La dotation pour investissement (DPI) était bien installée dans les exploitations viticoles et d’élevage. Elle apportait une vraie réponse au financement des stocks à rotation lente des petites et moyennes entreprises de ces secteurs, qui ont de forts besoins en fonds de roulement. Mais Bruxelles avait le dispositif dans le viseur. Paris a donc décidé de revenir au dispositif antérieur de blocage de la valeur des stocks à rotation lente, via l’article 58 de la loi de finances pour 2019. Une décision qui ne contrebalancera pas la perte de la DPI, d’autant que le mécanisme est conditionné au respect du règlement européen dit « des aides de minimis agricoles » qui plafonne pour l’instant le montant total des aides octroyées à 20 000 € sur 3 exercices fiscaux glissants (1).
Encore des incertitudes
Le dispositif est ouvert aux exploitants individuels et sociétés agricoles imposés à l’impôt sur le revenu dans la catégorie des bénéfices agricoles (BA), selon un régime réel, normal ou simplifié. Il permet de neutraliser l’impact fiscal des augmentations de valeur constatées à l’occasion des inventaires annuels, sur leurs bénéfices imposables. L’imposition de la croissance de valeur des stocks est simplement différée à l’exercice de revente des stocks visés par le dispositif.
Le dispositif semble viser tous types de produits agricoles à rotation lente, qu’il s’agisse de productions végétales ou d’animaux. La durée du cycle de rotation n’étant cependant pas précisée par le texte, cette précision est attendue dans les futurs commentaires administratifs à paraître. L’ancien mécanisme, applicable jusqu’en 2005, visait, lui, les stocks de plus d’un an.
Une option pour 5 ans
La valeur des stocks à rotation lente peut, sur option expresse, être bloquée jusqu’à leur vente à la valeur retenue à la clôture de l’exercice précédant l’option pour le dispositif de blocage. Le mécanisme permet donc, pour les exploitants qui évaluent leurs stocks au coût de revient effectif, de ne pas prendre en compte les dépenses d’entretien et de conservation dans la valorisation des stocks à partir des exercices couverts par l’option.

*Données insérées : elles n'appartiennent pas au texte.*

template <bool STAGE, bool AA = false, class MK = NoMark>
__device__ __forceinline__ void preprocess_body(int P, int D, int M, const K1In &in, const float *__restrict__ shs,
                                                const float *__restrict__ colors_precomp, float scale_mod, bool cov_precomp,
                                                const Cam &cam, const Geom &g, int32_t *__restrict__ radii, int nocull,
                                                const float *s_shrows, int i, int srow, const MK &mark = MK()) {
#pragma clang fp contract(off)
    if (i >= P) return;
    float depth = 0.f, px = 0.f, py = 0.f, cut = -1.f;
    float4 co = {0.f, 0.f, 0.f, 0.f};
    float rgb[3] = {0.f, 0.f, 0.f};
    float c6[6] = {0.f, 0.f, 0.f, 0.f, 0.f, 0.f};
    uint32_t clampbits = 0, touched = 0;
    int rad = 0;

    const float p[3] = {in.p[0], in.p[1], in.p[2]};
    mark(2, p[2]);
    float pv[3];
    view_point(p, cam.view, pv);
    do {
        if (pv[2] <= NEAR_Z) break;
        const float *pr = cam.proj;
        const float hx = pr[0] * p[0] + pr[4] * p[1] + pr[8] * p[2] + pr[12];
        const float hy = pr[1] * p[0] + pr[5] * p[1] + pr[9] * p[2] + pr[13];
        const float hw = pr[3] * p[0] + pr[7] * p[1] + pr[11] * p[2] + pr[15];
        const float pw = 1.0f / (hw + 0.0000001f);
        const float ndcx = hx * pw, ndcy = hy * pw;
        if (cov_precomp) {
#pragma unroll
            for (int k = 0; k < 6; k++) c6[k] = in.sq[k];
        } else {
            const float s[3] = {in.sq[0], in.sq[1], in.sq[2]};
            const float q[4] = {in.sq[3], in.sq[4], in.sq[5], in.sq[6]};
            mark(3, q[3]);
            cov3d_from_scale_rot(s, scale_mod, q, c6);
        }
        ProjJac pj;
        proj_jacobian(pv, cam, pj);
        float a, b, c;
        float aa_h = 1.f;
        if constexpr (AA) {
            float a0, c0;
            cov2d_undilated(c6, pj, a0, b, c0);
            a = a0 + AA_DILATE; c = c0 + AA_DILATE;
            aa_h = aa_factor(a0, b, c0);
        } else {
            cov2d_from_cov3d(c6, pj, a, b, c);
        }
        const float det = a * c - b * b;
        if (det == 0.0f) break;
        const float det_inv = 1.f / det;
        const float mid = 0.5f * (a + c);
        const float sq = sqrtf(fmaxf(0.1f, mid * mid - det));
        const float lam1 = mid + sq, lam2 = mid - sq;
        const float my_radius = ceilf(3.f * sqrtf(fmaxf(lam1, lam2)));
        const float ix = ((ndcx + 1.0f) * (float)cam.W - 1.0f) * 0.5f;
        const float iy = ((ndcy + 1.0f) * (float)cam.H - 1.0f) * 0.5f;
        const int r = (int)my_radius;
        int minx, miny, maxx, maxy;
        tile_rect(ix, iy, r, cam, minx, miny, maxx, maxy);
        if ((maxx - minx) * (maxy - miny) == 0) break;

        if (colors_precomp) {
#pragma unroll
            for (int k = 0; k < 3; k++) rgb[k] = colors_precomp[3 * i + k];
        } else {
            const float *sh = STAGE ? (const float *)(s_shrows + srow * SH_ROW) : shs + (size_t)i * M * 3;
            const float d0 = p[0] - cam.campos[0], d1 = p[1] - cam.campos[1], d2 = p[2] - cam.campos[2];
            const float len = sqrtf(d0 * d0 + d1 * d1 + d2 * d2);
            const float x = d0 / len, y = d1 / len, z = d2 / len;
#pragma unroll
            for (int ch = 0; ch < 3; ch++) {
#define S(k) sh[(k) * 3 + ch]
                float res = SH_C0 * S(0);
                if (D > 0) {
                    res = res - SH_C1 * y * S(1) + SH_C1 * z * S(2) - SH_C1 * x * S(3);
                    if (D > 1) {
                        const float xx = x * x, yy = y * y, zz = z * z, xy = x * y, yz = y * z, xz = x * z;
                        res = res + SH_C2[0] * xy * S(4) + SH_C2[1] * yz * S(5) + SH_C2[2] * (2.f * zz - xx - yy) * S(6) +
                              SH_C2[3] * xz * S(7) + SH_C2[4] * (xx - yy) * S(8);
                        if (D > 2) {
                            res = res + SH_C3[0] * y * (3.f * xx - yy) * S(9) + SH_C3[1] * xy * z * S(10) +
                                  SH_C3[2] * y * (4.f * zz - xx - yy) * S(11) +
                                  SH_C3[3] * z * (2.f * zz - 3.f * xx - 3.f * yy) * S(12) +
                                  SH_C3[4] * x * (4.f * zz - xx - yy) * S(13) + SH_C3[5] * z * (xx - yy) * S(14) +
                                  SH_C3[6] * x * (xx - 3.f * yy) * S(15);
                        }
                    }
                }
#undef S
                res += 0.5f;
                if (res < 0.f) clampbits |= (1u << ch);
                rgb[ch] = fmaxf(res, 0.f);
            }
        }
        depth = pv[2];
        rad = r;
        px = ix; py = iy;
        float op = in.op;
        mark(4, op);
        if constexpr (AA) op = op * aa_h;
        co = make_float4(c * det_inv, -b * det_inv, a * det_inv, op);
        touched = (uint32_t)((maxy - miny) * (maxx - minx));
        const float cancel = 4e-7f * (a * c + b * b) / det;
        cut = cancel < 0.25f ? 2.f * lam1 * logf(255.f * op) * (1.0001f + 2.f * cancel) + 0.01f : 3.0e38f;
        if (nocull == 1) cut = 3.0e38f;
        if (nocull == 2) cut = cut * 4.f + 4.f;
    } while (0);

    g.depth[i] = depth;
    radii[i] = rad;
    g.xy[i] = make_float2(px, py);
    g.conic_opacity[i] = co;
#pragma unroll
    for (int k = 0; k < 3; k++) g.rgb[3 * i + k] = rgb[k];
#pragma unroll
    for (int k = 0; k < 6; k++) g.cov3D[6 * i + k] = c6[k];
    g.clamped[i] = clampbits;
    g.tiles_touched[i] = touched;
    g.cut2[i] = cut;
    g.pack[3 * (size_t)i] = make_float4(px, py, co.x, co.y);
    g.pack[3 * (size_t)i + 1] = make_float4(co.z, co.w, rgb[0], rgb[1]);
    g.pack[3 * (size_t)i + 2] = make_float4(rgb[2], depth, cut, 0.f);
    mark(5, 0.f);
}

Ces dépenses sont immédiatement déductibles du bénéfice imposable, comme par exemple les frais de vinification, de stockage, de vieillissement et de mise en bouteilles des viticulteurs.
Le dispositif devrait permettre d’éviter que l’inventaire comptable annuel de leurs stocks n’ait un quelconque impact sur leur bénéfice imposable. Le blocage de leur valeur suppose néanmoins un suivi précis des valeurs d’entrée des différents produits et animaux comptabilisés en stocks, ainsi que de leur date d’entrée et de sortie.
L’option pour ce dispositif de blocage de la valeur des stocks doit être formulée dans le délai de déclaration des résultats du premier exercice auquel elle s’applique, à partir du 1er janvier 2019. Elle est souscrite pour une durée de 5 ans et se renouvelle tacitement par périodes quinquennales, sauf dénonciation.
Des incompatibilités
Le mécanisme de blocage de la valeur des stocks est compatible avec la déduction pour épargne de précaution (DEP) applicable aux exercices clos à compter du 1er janvier 2019. En revanche, il n’est pas possible d’opter pour ce dispositif en cas d’option en cours à la moyenne triennale (art. 75-0 B du CGI), et réciproquement. De même, le dispositif est exclusif de l’étalement des revenus exceptionnels (article 75-0 A du CGI).
(1) Le 21 février 2019, le plafond d’aide des minimis est passé de 15 000 euros maximum sur 3 ans à 20 000 €. Les Etats membres qui le souhaitent peuvent relever le plafond à 25 000 € en respectant certaines conditions.
Auteur: Christophe Tichadou, expert-comptable associé du cabinet Alliance-Mozaïk, membre d'AgirAgri.